Auf alles, was durch mich bisher entstanden ist – wo ich das Gefühl habe, dass meine Existenz einen positiven Impact auf meine Mitmenschen hat. Beispiele dafür sind: Eine Community mit 2000 Mitgliedern, die ich gegründet habe und aus der einige sehr erfolgreiche Kooperationen zwischen Startups und etablierten Unternehmen entstanden sind. Aktuell empfinde ich Stolz, wenn durch meinen Einfluss die Mitglieder in meinem Team noch motivierter sind und an ihren Herausforderungen wachsen.
Wieso gibt es nicht mehr Frauen in der Tech-Branche?

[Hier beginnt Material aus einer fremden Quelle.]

template <int HD>
__global__ __launch_bounds__(256) void attn_f32_kernel(AttnArgs p, int nsplit, int chunk) {
    constexpr int HH = HD / 2;
    constexpr int DT = (HD + 31) / 32;
    constexpr int VD = DT * 32;
    constexpr int KS = HD + 4;
    __shared__ __attribute__((aligned(16))) float s_k[KT * KS];
    __shared__ __attribute__((aligned(16))) float s_v[KT * VD];

    const int t = threadIdx.x, lane = t & 63, wave = t >> 6;
    const int li = lane & 31, lh = lane >> 5;
    int bx, h, b;
    attn_block_coords(bx, h, b);
    const int split = bx % nsplit;
    const int q = (bx / nsplit) * 128 + wave * 32 + li;
    const int k_begin = split * chunk;
    const int k_end = (k_begin + chunk < p.Nk) ? k_begin + chunk : p.Nk;
    const bool qok = q < p.Nq;

    const float qscale = p.scale * 1.4426950408889634f;
    const float* Qp = p.Q + (int64_t)b * p.q_bs + (int64_t)(qok ? q : 0) * p.q_rs + h * HD + lh * HH;
    float qreg[HH];
#pragma unroll
    for (int s = 0; s < HH; s += 4) {
        f32x4 v = *reinterpret_cast<const f32x4*>(Qp + s);
#pragma unroll
        for (int j = 0; j < 4; ++j) qreg[s + j] = qok ? v[j] * qscale : 0.f;
    }
    const float* Kb = p.K + (int64_t)b * p.k_bs + h * HD;
    const float* Vb = p.V + (int64_t)b * p.v_bs + h * HD;
    const uint8_t* kpm = p.kpm ? p.kpm + (int64_t)b * p.kpm_bs : nullptr;

    f32x16 O[DT];
#pragma unroll
    for (int d = 0; d < DT; ++d)
#pragma unroll
        for (int e = 0; e < 16; ++e) O[d][e] = 0.f;
    float m_run = -INFINITY, l_run = 0.f;

    if (HD < VD) {
        for (int e = t; e < KT * VD; e += 256) s_v[e] = 0.f;
        __syncthreads();
    }

    __shared__ uint8_t s_dead[KT];
    constexpr int C4 = HD / 4;
    constexpr int NLD = (KT * C4 + 255) / 256;
    f32x4 pk[NLD], pv[NLD];
    auto fetch = [&](int kt0) {
#pragma unroll
        for (int i = 0; i < NLD; ++i) {
            const int e = t + 256 * i;
            const int kr = e / C4, c = e - kr * C4;
            const int key = kt0 + kr;
            const bool ok = e < KT * C4 && key < k_end;
            const int64_t koff = ok ? (int64_t)key * p.k_rs + c * 4 : 0;
            const int64_t voff = ok ? (int64_t)key * p.v_rs + c * 4 : 0;
            const f32x4 kv = *reinterpret_cast<const f32x4*>(Kb + koff);
            const f32x4 vv = *reinterpret_cast<const f32x4*>(Vb + voff);
            const f32x4 z = {0.f, 0.f, 0.f, 0.f};
            pk[i] = ok ? kv : z;
            pv[i] = ok ? vv : z;
        }
    };
    fetch(k_begin);
    for (int kt0 = k_begin; kt0 < k_end; kt0 += KT) {
#pragma unroll
        for (int i = 0; i < NLD; ++i) {
            const int e = t + 256 * i;
            if (e < KT * C4) {
                const int kr = e / C4, c = e - kr * C4;
                *reinterpret_cast<f32x4*>(&s_k[kr * KS + c * 4]) = pk[i];
                *reinterpret_cast<f32x4*>(&s_v[kr * VD + c * 4]) = pv[i];
            }
        }
        const bool ragged = kt0 + KT > k_end || kpm != nullptr;
        if (ragged && t < KT) {
            const int key = kt0 + t;
            s_dead[t] = (key >= k_end) || (kpm && kpm[key] != 0);
        }
        __syncthreads();
        if (kt0 + KT < k_end) fetch(kt0 + KT);
#pragma unroll
        for (int sub = 0; sub < KT / 32; ++sub) {
            const int kb = kt0 + sub * 32;
            if (kb < k_end) {
                f32x16 S;
#pragma unroll
                for (int e = 0; e < 16; ++e) S[e] = 0.f;
                const float* krow = &s_k[(sub * 32 + li) * KS + lh * HH];
#pragma unroll
                for (int s = 0; s < HH; s += 4) {
                    const f32x4 kv = *reinterpret_cast<const f32x4*>(krow + s);
#pragma unroll
                    for (int j = 0; j < 4; ++j)
                        S = __builtin_amdgcn_mfma_f32_32x32x2f32(kv[j], qreg[s + j], S, 0, 0, 0);
                }
                if (ragged) {
#pragma unroll
                    for (int e = 0; e < 16; ++e)
                        if (s_dead[sub * 32 + (e & 3) + 8 * (e >> 2) + 4 * lh]) S[e] = -INFINITY;
                }
                if (p.causal) {
#pragma unroll
                    for (int e = 0; e < 16; ++e)
                        if (kb + (e & 3) + 8 * (e >> 2) + 4 * lh > q) S[e] = -INFINITY;
                }
                float mt = S[0];
#pragma unroll
                for (int e = 1; e < 16; ++e) mt = fmaxf(mt, S[e]);
                mt = fmaxf(mt, __shfl_xor(mt, 32, 64));
                const float m_new = fmaxf(m_run, mt);
                const float m_safe = (m_new == -INFINITY) ? 0.f : m_new;
                const float alpha = __builtin_amdgcn_exp2f(m_run - m_safe);
                float rs = 0.f;
#pragma unroll
                for (int e = 0; e < 16; ++e) {
                    S[e] = __builtin_amdgcn_exp2f(S[e] - m_safe);
                    rs += S[e];
                }
                rs += __shfl_xor(rs, 32, 64);
                l_run = l_run * alpha + rs;
                m_run = m_new;
                if (p.drop_p > 0.f) {
                    const float ds = 1.f / (1.f - p.drop_p);
                    const uint64_t rowbase = (((uint64_t)b * p.H + h) * p.Nq + (qok ? q : 0)) * (uint64_t)p.Nk;
#pragma unroll
                    for (int e = 0; e < 16; ++e) {
                        const int key = kb + (e & 3) + 8 * (e >> 2) + 4 * lh;
                        S[e] = actmi_keep(p.drop_seed, rowbase + key, p.drop_p) ? S[e] * ds : 0.f;
                    }
                }
#pragma unroll
                for (int d = 0; d < DT; ++d)
#pragma unroll
                    for (int e = 0; e < 16; ++e) O[d][e] *= alpha;
#pragma unroll
                for (int e = 0; e < 16; ++e) {
                    const int kl = sub * 32 + (e & 3) + 8 * (e >> 2) + 4 * lh;
#pragma unroll
                    for (int d = 0; d < DT; ++d) {
                        const float vv = s_v[kl * VD + d * 32 + li];
                        O[d] = __builtin_amdgcn_mfma_f32_32x32x2f32(vv, S[e], O[d], 0, 0, 0);
                    }
                }
            }
        }
        __syncthreads();
    }
    if (qok) {
        if (nsplit == 1) {
            const float inv = 1.f / l_run;
            float* Op = p.O + (int64_t)b * p.o_bs + (int64_t)q * p.o_rs + h * HD;
#pragma unroll
            for (int d = 0; d < DT; ++d)
#pragma unroll
                for (int g = 0; g < 4; ++g) {
                    const int d0 = d * 32 + 8 * g + 4 * lh;
                    if (d0 < HD) {
                        f32x4 o = {O[d][4 * g] * inv, O[d][4 * g + 1] * inv, O[d][4 * g + 2] * inv, O[d][4 * g + 3] * inv};
                        *reinterpret_cast<f32x4*>(Op + d0) = o;
                    }
                }
            if (p.lse && lh == 0) p.lse[((int64_t)b * p.H + h) * p.Nq + q] = m_run * 0.6931471805599453f + logf(l_run);
        } else {
            const int64_t row = (((int64_t)split * p.B + b) * p.H + h) * p.Nq + q;
            float* Op = p.ws + row * HD;
            float* ml = p.ws + (int64_t)nsplit * p.B * p.H * p.Nq * HD + row * 2;
#pragma unroll
            for (int d = 0; d < DT; ++d)
#pragma unroll
                for (int g = 0; g < 4; ++g) {
                    const int d0 = d * 32 + 8 * g + 4 * lh;
                    if (d0 < HD) {
                        f32x4 o = {O[d][4 * g], O[d][4 * g + 1], O[d][4 * g + 2], O[d][4 * g + 3]};
                        *reinterpret_cast<f32x4*>(Op + d0) = o;
                    }
                }
            if (lh == 0) { ml[0] = m_run; ml[1] = l_run; }
        }
    }
}
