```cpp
int flush_locked(mi355_group *g, uint64_t until = 0) {
  bool reached = false;
  while (!g->pending.empty() && !reached) {
    std::vector<Desc> take, keep;
    std::vector<mi355_ctx *> blocked;
    const Desc first = g->pending.front();
    for (const Desc &d : g->pending) {
      bool stream_blocked = false;
      for (mi355_ctx *c : blocked) stream_blocked |= c == d.ctx;
      const bool fits = take.empty() || (!stream_blocked && (int)take.size() < g->max_batch && same_class(first, d));
      if (fits) take.push_back(d);
      else keep.push_back(d);
      if (!stream_blocked) blocked.push_back(d.ctx);
    }
    g->pending.swap(keep);
    PixFmt fmt;
    (void)pixfmt_of(first.format, &fmt);
    hipEvent_t done = take_event(g);
    if (!done) return fail(g, MI355_ERR_HIP, "hipEventCreate");
    int rc = MI355_OK;
    if (first.batchable) {
      uint8_t *srcs[kMultiFrames], *dsts[kMultiFrames];
      for (size_t i = 0; i < take.size(); i++) {
        srcs[i] = take[i].src;
        dsts[i] = take[i].dst;
        if (take[i].ready && hipStreamWaitEvent(g->stream, take[i].ready, 0) != hipSuccess) rc = MI355_ERR_HIP;
      }
      if (!rc && !first.fused) rc = launch_hsvfilter_multi(first.ctx, g->stream, srcs, (int)take.size(), first.width, first.height, fmt, first.hs);
      if (!rc) rc = launch_colorlut_multi(first.ctx, g->stream, first.table, srcs, dsts, (int)take.size(), first.width, first.height, first.fused);
      if (!rc && hipEventRecord(done, g->stream) != hipSuccess) rc = MI355_ERR_HIP;
      g->n_batched_launch_pairs++;
    } else {
      const Desc &d = take[0];
      const size_t pitch = (size_t)d.stride * (size_t)d.height;
      if (!g->batches.empty() && hipStreamWaitEvent(d.ctx->stream, g->batches.back().done, 0) != hipSuccess) rc = MI355_ERR_HIP;
      if (!rc && d.fused) rc = launch_hsv_colorlut(d.ctx, d.src, pitch, d.stride, d.dst, pitch, d.stride, 1, d.width, d.height, d.hs);
      if (!rc && !d.fused) rc = launch_hsvfilter(d.ctx, d.src, 1, pitch, d.width, d.height, d.stride, fmt, d.hs);
      if (!rc && !d.fused) rc = launch_colorlut(d.ctx, d.src, pitch, d.stride, d.dst, pitch, d.stride, 1, d.width, d.height, d.format);
      if (!rc && hipEventRecord(done, d.ctx->stream) != hipSuccess) rc = MI355_ERR_HIP;
      if (!rc && hipStreamWaitEvent(g->stream, done, 0) != hipSuccess) rc = MI355_ERR_HIP;
      if (rc && rc != MI355_ERR_HIP) g->last_error = d.ctx->last_error;
      g->n_single++;
    }
    for (const Desc &d : take)
      if (d.ready) g->events.push_back(d.ready);
    if (rc) {
      (void)hipGetLastError();
      g->events.push_back(done);
      if (g->failed.size() > 65536) g->failed.clear();
      for (const Desc &d : take) g->failed[d.ticket] = rc;
      if (g->last_error.empty()) g->last_error = "group launch failed";
      return rc;
// ... 572 lines not shown
  }
  return mi355_group_flush(g);
}

int mi355_group_submit_round_fused(mi355_group *g, mi355_ctx *const *ctxs, int n_streams, uint8_t *const *d_src, uint8_t *const *d_dst, int width,
                                   int height, int stride, int format, const mi355_hsv_settings *settings) {
  if (!g || !ctxs || !d_src || !d_dst || n_streams < 0) return MI355_ERR_INVALID_ARG;
  for (int i = 0; i < n_streams; i++) {
    int rc = mi355_group_submit_fused(g, ctxs[i], d_src[i], d_dst[i], width, height, stride, format, settings, nullptr);
    if (rc) return rc;
  }
  return mi355_group_flush(g);
}

int mi355_group_stats(mi355_group *g, uint64_t stats[3]) {
  if (!g || !stats) return MI355_ERR_INVALID_ARG;
  std::lock_guard<std::mutex> lk(g->mu);
  stats[0] = g->n_frames;
  stats[1] = g->n_batched_launch_pairs;
  stats[2] = g->n_single;
  return MI355_OK;
}

}

namespace {
std::mutex g_pg_mu;
struct ProcessGroup { int device; mi355_group *g; int refs; };
std::vector<ProcessGroup> g_pg;
}

extern "C" {

mi355_group *mi355_group_shared(int device, int *status) {
  std::lock_guard<std::mutex> lk(g_pg_mu);
  for (ProcessGroup &p : g_pg)
    if (p.device == device) { p.refs++; if (status) *status = MI355_OK; return p.g; }
  mi355_group *g = mi355_group_create(device, 0, status);
  if (g) g_pg.push_back(ProcessGroup{device, g, 1});
  return g;
}

void mi355_group_release(mi355_group *g) {
  if (!g) return;
  bool last = false;
  {
// ... 13 lines not shown
```

gst-plugins-rs_amd/csrc/hsv_device.hpp:

```cpp
#pragma once
#include "internal.hpp"
#include "exact_math.hpp"

namespace mi355 {

struct HsvK {
  float hue_shift, sat_mul, sat_off, val_mul, val_off;
};


template <bool FAST>
__device__ __forceinline__ void hsv_from_rgb(float r8, float g8, float b8, float &hue, float &sat,
                                             float &val) {
  if constexpr (FAST) {
    const float r = div255_u8(r8), g = div255_u8(g8), b = div255_u8(b8);
    const float value = fmaxf(fmaxf(r, g), b);
    const float minv = fminf(fminf(r, g), b);
    const float chroma = value - minv;
    const bool is_r = (r == value);
    const bool is_g = (g == value);
    const float na = is_r ? g : (is_g ? b : r);
    const float nb = is_r ? b : (is_g ? r : g);
    const float add = is_r ? 0.0f : (is_g ? 2.0f : 4.0f);
    const float q = div_rcp_refine(na - nb, fmaxf(chroma, 1e-30f));
// ... 289 lines not shown
    r = (r >= 360.0f) ? r - 360.0f : r;
    return __builtin_copysignf(r, t);
  }
  return fmodf(t, 360.0f);
}
template <int RPOS, int GPOS, int BPOS, int NPOS>
__device__ __forceinline__ void hsvfilter_px2_generic(uint32_t &p0, uint32_t &p1, const HsvK &k, const HsvLds *lds) {
  f2 h2, sat, value;
  hsv_from_rgb_pair_fast<RPOS, GPOS, BPOS, 1>(p0, p1, h2, sat, value, lds);
  uint32_t *px[2] = {&p0, &p1};
#pragma unroll
  for (int j = 0; j < 2; j++) {
    float h = hsv_fmod360_any((j ? h2.y : h2.x) + k.hue_shift);
    if (h < 0.0f) h += 360.0f;
    const float s = fminf(fmaxf(k.sat_mul * (j ? sat.y : sat.x) + k.sat_off, 0.0f), 1.0f);
    const float v = fminf(fmaxf(k.val_mul * (j ? value.y : value.x) + k.val_off, 0.0f), 1.0f);
    uint32_t r, g, b;
    hsv_to_rgb_generic(h, s, v, r, g, b);
    const uint32_t keep = *px[j] & (0xffu << (8 * NPOS));
    *px[j] = keep | (r << (8 * RPOS)) | (g << (8 * GPOS)) | (b << (8 * BPOS));
  }
}
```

Ich bin überzeugt davon, dass gemischte Teams am besten performen. Die Dynamik ist egofreier und sachorientierter. Die Teammitglieder sind zufriedener und haben ein stärkeres Zusammengehörigkeitsgefühl. Daran haben Frauen dank oft höherer integrativer Fähigkeiten, in sonst sehr Männer dominierten Branchen, einen erheblichen Einfluss.
Organisationen mit einem bestimmten Mangel wie z.B. ein unausgewogenes Geschlechterverhältnis, haben oft ein großes kulturelles Problem! Über die Ursachen, weshalb es weniger Frauen als Männer in der Tech-Branche gibt, kann ich nur mutmaßen. Ich glaube tatsächlich, dass das sehr stark mit gesellschaftlicher Prägung bereits in der Kindheit zusammenhängt. Daher halte ich die aktuelle Diskussion und Maßnahmen, wie Einführung von Frauenquoten und gendergerechte Sprache, für extrem wichtig. Kultur fängt erst an sich zu wandeln, wenn sich das Mindset der Menschen ändert. Der erste Schritt von Veränderung ist die Bewusstwerdung. Der zweite Schritt ist dann hoffentlich die Überzeugung, dass wir von einem kulturellen Wandel langfristig alle profitieren werden.
Bei welchem Unternehmen würdest Du gerne mal einen Tag arbeiten?
Gorillas – ich finde es absolut faszinierend, wie man es logistisch schaffen kann mir meinen Onlineeinkauf innerhalb von 10 Minuten an meine Haustür zu liefern. Ich versuch schon immer Gespräche mit den Lieferant:innen anzufangen, um mehr zu erfahren. Leider sind sie meistens sehr in Eile und nicht sehr gesprächig.
Mit wem würdest Du gerne ein Bier trinken?
Laszlo Bock, er war VP of People Operations bei Google und hat, soweit ich weiß, die Unternehmenskultur von Google erheblich mitgeprägt. Vor allem die Art und Weise, wie er vorgegangen ist, find ich superspannend – unvoreingenommen ausprobieren, was funktioniert und anpassen, was nicht funktioniert. Ich kann auch sein Buch sehr empfehlen: Work Rules! Ich glaube aus einem Gespräch mit ihm würden sich sehr spannende Impulse für mich ergeben.